**Directions for this task**.
Gather every line of the entries that includes the word "volatile".

**Available data**.
Start of Block

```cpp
void launch_update_inner(sfa_ctx *c, const Geo &g, float *uu, float *vv, const float *wx, const float *wy, const float *du, const float *dv,
                         const float *old_du, const float *old_dv, double *red , float *dfa = nullptr, float *dfb = nullptr);
void launch_update_inner_x(sfa_ctx *c, const Geo &g, float *uu, float *vv, const float *wx, const float *wy, const SorOperandOut &x, const float *old_du,
                           const float *old_dv, float *du_out, float *dv_out, double *red, float *dfa = nullptr, float *dfb = nullptr);
void launch_exact_norms(sfa_ctx *c, const Geo &g, const float *dfa, const float *dfb, const WMask &which, float *out);
void launch_update_outer_x(sfa_ctx *c, const Geo &g, float *uu, float *vv, float *wx, float *wy, const SorOperandOut &x, double *red, float *dfa = nullptr,
                           float *dfb = nullptr);
void launch_update_outer(sfa_ctx *c, const Geo &g, float *wx, float *wy, const float *uu, const float *vv, double *red, float *dfa = nullptr, float *dfb = nullptr);
void launch_copy_planes(sfa_ctx *c, const Geo &g, float *dst, const float *src, int nplanes, long dst_es, long src_es);
void launch_scale_plane(sfa_ctx *c, const Geo &g, float *p, float s);

constexpr int kMaxBlurRadius = 16, kMaxBlurTaps = 2 * kMaxBlurRadius + 1;
int launch_gauss_blur(sfa_ctx *c, const Geo &g, float *dst, float *tmp, const float *src, int nplanes, const float *taps, int radius);
void launch_resize(sfa_ctx *c, float *dst, int dw, int dh, int dpitch, long dpl, long des, const float *src, int sw, int sh, int spitch, long spl, long ses,
                   int nplanes, int nb, float post_scale);
void launch_resize_flow(sfa_ctx *c, float *dstx, float *dsty, int dw, int dh, int dpitch, long des, const float *srcx, const float *srcy, int sw, int sh, int spitch,
                        long ses, int nb, float post_x, float post_y);
void launch_resize_scaled(sfa_ctx *c, float *dst, int dw, int dh, int dpitch, long dpl, long des, const float *src, int sw, int sh, int spitch, long spl,
                          long ses, int nplanes, int nb, float post_scale, double scale_x, double scale_y);
struct PyrInfo { int fused, td, lds; };
bool launch_pyr_down(sfa_ctx *c, float *dst, int dw, int dh, int dpitch, long dpl, long des, const float *src, int sw, int sh, int spitch, long spl, long ses,
                     int nplanes, int nb, const float *taps, int radius, PyrInfo *info = nullptr);
int pyramid_step(sfa_ctx *c, float *dst, int dw, int dh, int dpitch, long dpl, long des, const float *src, int sw, int sh, int spitch, long spl, long ses, int nplanes,
                 int nb, const float *taps, int radius, float *tmp, PyrInfo *info = nullptr);
void launch_presmooth(sfa_ctx *c, const Geo &g, float *dst, float *tmp, const float *src, int nplanes, float sigma);
void launch_normalize_sums(sfa_ctx *c, const Geo &g, const float *frames3, double *red );
void launch_normalize_apply(sfa_ctx *c, const Geo &g, float *frames3, const double avg[3], const double stdv[3]);
__attribute__((visibility("hidden"))) int cv_gauss_taps(float sigma, float k[kMaxBlurTaps]);

struct PackSrc { const void *p; int dtype; long long sw, sf, sc, sr, sx; };
// ... 69 lines not shown
```

Measured before the change: 255,800.

## Pack warp in-bounds masks into 64-bit ballot words

Warp kernels now write the in-bounds mask as one 64-bit ballot word per wave instead of one float per pixel. The assemble and occlusion-cost kernels read that word through a scalar constant-address load and extract the lane's bit with v_cndmask. This shrinks mask write and read traffic by a large factor and moves mask loads to the scalar path. It relies on BX==64, pitch aligned to 64, and wave64 lanes mapping to consecutive x, and it applies only on the fused path.

```diff
diff --git a/slowflow_amd/csrc/job.hip b/slowflow_amd/csrc/job.hip
--- a/slowflow_amd/csrc/job.hip
+++ b/slowflow_amd/csrc/job.hip
@@ -1,5 +1,7 @@
 #include <algorithm>
+#include <cassert>
 #include <cmath>
+#include <cstdint>
 #include <cstring>
 #include <memory>
 #include <vector>
@@ -47,6 +49,8 @@
     const int ref = L.ref;
     WarpJobs J;
     J.n = 0;
+    J.mask_bits = L.fused ? 1 : 0;
+    for (int s = 0; s < 2 * ref; s++) assert(L.pitch % 64 == 0 && reinterpret_cast<uintptr_t>(L.mask(s)) % 8 == 0 && (L.es * sizeof(float)) % 8 == 0);
     for (int f = p.one_direction ? ref + 1 : 0; f <= 2 * ref; f++) {
         if (f == ref) continue;
         const int s = f < ref ? f : f - 1;
@@ -82,7 +86,7 @@
         const int idx = std::max(ref - s - 1, s - ref);
         oa.slot[s] = OccSlot{i1 - L.base, i2 - L.base, r1 - L.base, r2 - L.base, L.off_masks + (long)s * L.pl, p.rho[idx], p.omega[idx], s >= ref ? 0 : 1};
     }
-    launch_occ_costs(c, g, oa, L.base, d0, d1, L.pl);
+    launch_occ_costs(c, g, oa, L.base, d0, d1, L.pl, L.fused);
     return run_grid_cut(c, g, L.plane(P_OCC), L.es, d0, d1, work, p.occlusion_alpha);
 }
 
diff --git a/slowflow_amd/csrc/kernels.hip b/slowflow_amd/csrc/kernels.hip
--- a/slowflow_amd/csrc/kernels.hip
+++ b/slowflow_amd/csrc/kernels.hip
@@ -67,8 +67,9 @@
                            + s[(size_t)y2 * g.pitch + x1] * ax * dy + s[(size_t)y2 * g.pitch + x2] * dx * dy;
     }
 }
-template <bool ALLJ>
+template <bool ALLJ, bool BITS>
 __global__ void k_warp_jobs(WarpJobs J, float *__restrict__ base, const float *__restrict__ wx, const float *__restrict__ wy, Geo g) {
+    static_assert(BX == 64, "one mask word per wave");
     const int b = ALLJ ? blockIdx.z : blockIdx.z / J.n, j0 = ALLJ ? 0 : blockIdx.z % J.n;
     if (!elem_active(g, b)) return;
     const int x = blockIdx.x * BX + threadIdx.x, y = blockIdx.y * BY + threadIdx.y;
@@ -84,7 +85,13 @@
         const float yy = y + factor * fy0;
         const int xi = floor_to_int_x86(xx), yi = floor_to_int_x86(yy);
         const float dx = xx - xi, dy = yy - yi;
-        if (J.job[j].mask_off >= 0) base[eb + J.job[j].mask_off + o] = (xx >= 0 && xx <= g.w - 1 && yy >= 0 && yy <= g.h - 1) ? 1.0f : 0.0f;
+        if (J.job[j].mask_off >= 0) {
+            const bool inside = xx >= 0 && xx <= g.w - 1 && yy >= 0 && yy <= g.h - 1;
+            if (BITS) {
+                const unsigned long long word = __ballot(inside);
+                if (threadIdx.x == 0) reinterpret_cast<unsigned long long *>(base + eb + J.job[j].mask_off)[mask_word_index(y, blockIdx.x, g.pitch)] = word;
+            } else base[eb + J.job[j].mask_off + o] = inside ? 1.0f : 0.0f;
+        }
         const int x1 = clampi(xi, 0, g.w - 1), x2 = clampi(xi + 1, 0, g.w - 1);
         const int y1 = clampi(yi, 0, g.h - 1), y2 = clampi(yi + 1, 0, g.h - 1);
         const float ax = 1.0f - dx, ay = 1.0f - dy;
@@ -102,8 +109,9 @@
 void launch_warp_jobs(sfa_ctx *c, const Geo &g, const WarpJobs &J, float *base, const float *wx, const float *wy) {
     if (J.n <= 0) return;
     const bool allj = sw_int(Switches::WARP_ALLJ, 1) != 0;
-    if (allj) hipLaunchKernelGGL(k_warp_jobs<true>, grid2d(g), block2d(), 0, c->stream, J, base, wx, wy, g);
-    else hipLaunchKernelGGL(k_warp_jobs<false>, grid2d(g, J.n), block2d(), 0, c->stream, J, base, wx, wy, g);
+    const bool bits = J.mask_bits != 0;
+    if (allj) hipLaunchKernelGGL((bits ? k_warp_jobs<true, true> : k_warp_jobs<true, false>), grid2d(g), block2d(), 0, c->stream, J, base, wx, wy, g);
+    else hipLaunchKernelGGL((bits ? k_warp_jobs<false, true> : k_warp_jobs<false, false>), grid2d(g, J.n), block2d(), 0, c->stream, J, base, wx, wy, g);
 }
 void launch_warp(sfa_ctx *c, const Geo &g, float *dst3, float *mask, const float *src3, const float *wx, const float *wy, int factor, long src_es) {
     hipLaunchKernelGGL(k_warp, grid2d(g), block2d(), 0, c->stream, dst3, mask, src3, wx, wy, g, factor, src_es);
@@ -450,7 +458,10 @@
             const float yy = y + factor * fy0;
             const int xi = floor_to_int_x86(xx), yi = floor_to_int_x86(yy);
             const float dx = xx - xi, dy = yy - yi;
-            if (J.job[j].mask_off >= 0) st(base + eb + J.job[j].mask_off, o4, (xx >= 0 && xx <= g.w - 1 && yy >= 0 && yy <= g.h - 1) ? 1.0f : 0.0f);
+            if (J.job[j].mask_off >= 0) {
+                const unsigned long long word = __ballot(xx >= 0 && xx <= g.w - 1 && yy >= 0 && yy <= g.h - 1);
+                if (threadIdx.x == 0) reinterpret_cast<unsigned long long *>(base + eb + J.job[j].mask_off)[mask_word_index(y, x >> 6, g.pitch)] = word;
+            }
             const int x1 = clampi(xi, 0, g.w - 1), x2 = clampi(xi + 1, 0, g.w - 1);
             const int y1 = clampi(yi, 0, g.h - 1), y2 = clampi(yi + 1, 0, g.h - 1);
             const float ax = 1.0f - dx, ay = 1.0f - dy;
@@ -519,7 +530,7 @@
 bool launch_warp_smooth(sfa_ctx *c, const Geo &g, const WarpJobs &J, float *base, const float *wx, const float *wy, int method, float *sh, float *sv,
                         const float *dpsis, float alpha, PenaltyDev reg) {
     const bool off = sw_given(Switches::NO_WARP_SMOOTH);
-    if (off || method > 1 || J.n <= 0) return false;
+    if (off || method > 1 || J.n <= 0 || !J.mask_bits) return false;
     if ((unsigned long long)g.pl * 4ull >= (1ull << 32)) return false;
 #if defined(SFA_WS_XCD) && SFA_WS_XCD
     const unsigned tiles = (unsigned)((g.pitch + SM_X - 1) / SM_X) * (unsigned)((g.h + SM_Y - 1) / SM_Y) * (unsigned)g.nb;
@@ -1424,7 +1435,7 @@
     };
     AT_MARK(13);
     if (a.n == 0) stage_epilogue_operands();
-    float mk[NP];
+    unsigned long long mw[NP];
     for (int t = 0; t < a.n; t++) {
         const Term &T = a.t[t];
         AT_MARK(0);
@@ -1434,14 +1445,14 @@
         asm_issue_image_dma<K>(base + eb + T.i1_off, base + eb + T.i2_off, g, x0, y0, tx, ty);
 #pragma unroll
         for (int k = 0; k < NP; k++) {
-            const size_t o = (size_t)(y0 + DT_H + ty + NR * k) * g.pitch + x;
-            mk[k] = ok[k] && !(SFA_X_AI & 128) ? base[eb + T.mask_off + o] : 0.0f;
+            const int y = y0 + DT_H + ty + NR * k;
+            mw[k] = y < g.h && !(SFA_X_AI & 128) ? mask_word(base + eb + T.mask_off, mask_word_index(y, bx, g.pitch)) : 0ull;
         }
         AT_MARK(2);
         asm volatile("s_waitcnt vmcnt(0)" ::: "memory");
 #pragma unroll
         for (int k = 0; k < NP; k++) {
-            asm volatile("" : "+v"(mk[k]), "+v"(oc[k]));
+            asm volatile("" : "+v"(oc[k]));
             if (!FAST) asm volatile("" : "+v"(wk[k][0]), "+v"(wk[k][1]), "+v"(wk[k][2]));
             if (!ZUV) asm volatile("" : "+v"(u[k]), "+v"(v[k]));
         }
@@ -1474,7 +1485,7 @@
 #pragma unroll
             for (int ch = 0; ch < 3; ch++) p.wk[ch] = FAST ? 1.0f : wk[k][ch];
             if (!ok[k]) continue;
-            float m = mk[k];
+            float m = mask_lane_bit(mw[k]);
             if (!a.one_direction || !T.backward) m = T.backward ? 1.0f * bwd[k] * m : 1.0f * fwd[k] * m;
             if (SFA_X_AI & 16) {
                 for (int ch = 0; ch < 3; ch++) {
diff --git a/slowflow_amd/csrc/occlusion.hip b/slowflow_amd/csrc/occlusion.hip
--- a/slowflow_amd/csrc/occlusion.hip
+++ b/slowflow_amd/csrc/occlusion.hip
@@ -31,6 +31,7 @@
     __device__ __forceinline__ float operator()(int x, int y) const { return t[(y - y0) * OC_W + (x - x0)]; }
 };
 
+template <bool BITS>
 __global__ void __launch_bounds__(OC_NT) k_occ_costs(OccArgs a, const float *__restrict__ base, float *__restrict__ d0, float *__restrict__ d1, long des, Geo g) {
     __shared__ float sZ[3][OC_R * OC_W];
     const int b = blockIdx.z;
@@ -46,7 +47,11 @@
     float e[2] = {0.0f, 0.0f}, n[2] = {0.0f, 0.0f};
     for (int s = 0; s < a.nslots; s++) {
         const OccSlot &S = a.slot[s];
-        const float m = ok ? base[eb + S.mask_off + (size_t)y * g.pitch + x] : 0.0f;
+        float m = 0.0f;
+        if (BITS) {
+            const unsigned long long word = y < g.h ? mask_word(base + eb + S.mask_off, mask_word_index(y, blockIdx.x, g.pitch)) : 0ull;
+            m = mask_lane_bit(word);
+        } else if (ok) m = base[eb + S.mask_off + (size_t)y * g.pitch + x];
         float term = 0.0f;
         for (int kind = 0; kind < 2; kind++) {
             const float wgt = kind ? S.omega : S.rho;
@@ -103,8 +108,8 @@
         (l ? d1 : d0)[o] = cst;
     }
 }
-void launch_occ_costs(sfa_ctx *c, const Geo &g, const OccArgs &a, const float *base, float *d0, float *d1, long des) {
-    hipLaunchKernelGGL(k_occ_costs, dim3((g.w + OC_X - 1) / OC_X, (g.h + OC_Y - 1) / OC_Y, g.nb), dim3(OC_NT), 0, c->stream, a, base, d0, d1, des, g);
+void launch_occ_costs(sfa_ctx *c, const Geo &g, const OccArgs &a, const float *base, float *d0, float *d1, long des, bool mask_bits) {
+    hipLaunchKernelGGL(mask_bits ? k_occ_costs<true> : k_occ_costs<false>, dim3((g.w + OC_X - 1) / OC_X, (g.h + OC_Y - 1) / OC_Y, g.nb), dim3(OC_NT), 0, c->stream, a, base, d0, d1, des, g);
 }
 
 constexpr int kCutInf = 1 << 30;
diff --git a/slowflow_amd/csrc/sfa_device.h b/slowflow_amd/csrc/sfa_device.h
--- a/slowflow_amd/csrc/sfa_device.h
+++ b/slowflow_amd/csrc/sfa_device.h
@@ -20,6 +20,17 @@
 __device__ __forceinline__ int floor_to_int_x86(float v) {
     const float f = floorf(v);
     return (f >= -2147483648.0f && f < 2147483648.0f) ? (int)f : (-2147483647 - 1);
+}
+
+__device__ __forceinline__ size_t mask_word_index(int y, int cx, int pitch) { return (size_t)y * (size_t)(pitch >> 6) + (size_t)cx; }
+__device__ __forceinline__ unsigned long long mask_word(const float *region, size_t index) {
+    typedef const unsigned long long __attribute__((address_space(4))) *const_words;
+    return *(const_words)(reinterpret_cast<const unsigned long long *>(region) + index);
+}
+__device__ __forceinline__ float mask_lane_bit(unsigned long long word) {
+    float m;
+    asm("v_cndmask_b32_e64 %0, 0, 1.0, %1" : "=v"(m) : "s"(word));
+    return m;
 }
 
 #define C5_0 (1.0f / 12.0f)
diff --git a/slowflow_amd/csrc/sfa_internal.h b/slowflow_amd/csrc/sfa_internal.h
--- a/slowflow_amd/csrc/sfa_internal.h
+++ b/slowflow_amd/csrc/sfa_internal.h
@@ -204,7 +204,7 @@
 inline PenaltyDev pen(const sfa_penalty &p) { return PenaltyDev{p.id, p.eps, p.trunc}; }
 
 struct WarpJob { long src_off, dst_off, mask_off; int factor; };
-struct WarpJobs { WarpJob job[4 * SFA_MAX_REF]; int n; };
+struct WarpJobs { WarpJob job[4 * SFA_MAX_REF]; int n; int mask_bits; };
 void launch_warp_jobs(sfa_ctx *c, const Geo &g, const WarpJobs &J, float *base, const float *wx, const float *wy);
 bool launch_warp_smooth(sfa_ctx *c, const Geo &g, const WarpJobs &J, float *base, const float *wx, const float *wy, int method, float *sh, float *sv,
                         const float *dpsis, float alpha, PenaltyDev reg);
@@ -265,7 +265,8 @@
     int label;
 };
 struct OccArgs { OccSlot slot[2 * SFA_MAX_REF]; int nslots; float hd, hg, penalty; PenaltyDev color, grad; };
-void launch_occ_costs(sfa_ctx *c, const Geo &g, const OccArgs &a, const float *base, float *d0, float *d1, long d_es );
+void launch_occ_costs(sfa_ctx *c, const Geo &g, const OccArgs &a, const float *base, float *d0, float *d1, long d_es ,
+                      bool mask_bits = false);
 constexpr int kCutWorkPlanes = 13;
 int run_grid_cut(sfa_ctx *c, const Geo &g, float *occ, long occ_es, const float *d0, const float *d1, float *work, float alpha);
 
```

Result: faster. 258,400 (median of 6 runs) (+1.0%).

End of Block

**Written solution**.
         asm volatile("s_waitcnt vmcnt(0)" ::: "memory");
-            asm volatile("" : "+v"(mk[k]), "+v"(oc[k]));
+            asm volatile("" : "+v"(oc[k]));
             if (!FAST) asm volatile("" : "+v"(wk[k][0]), "+v"(wk[k][1]), "+v"(wk[k][2]));
             if (!ZUV) asm volatile("" : "+v"(u[k]), "+v"(v[k]));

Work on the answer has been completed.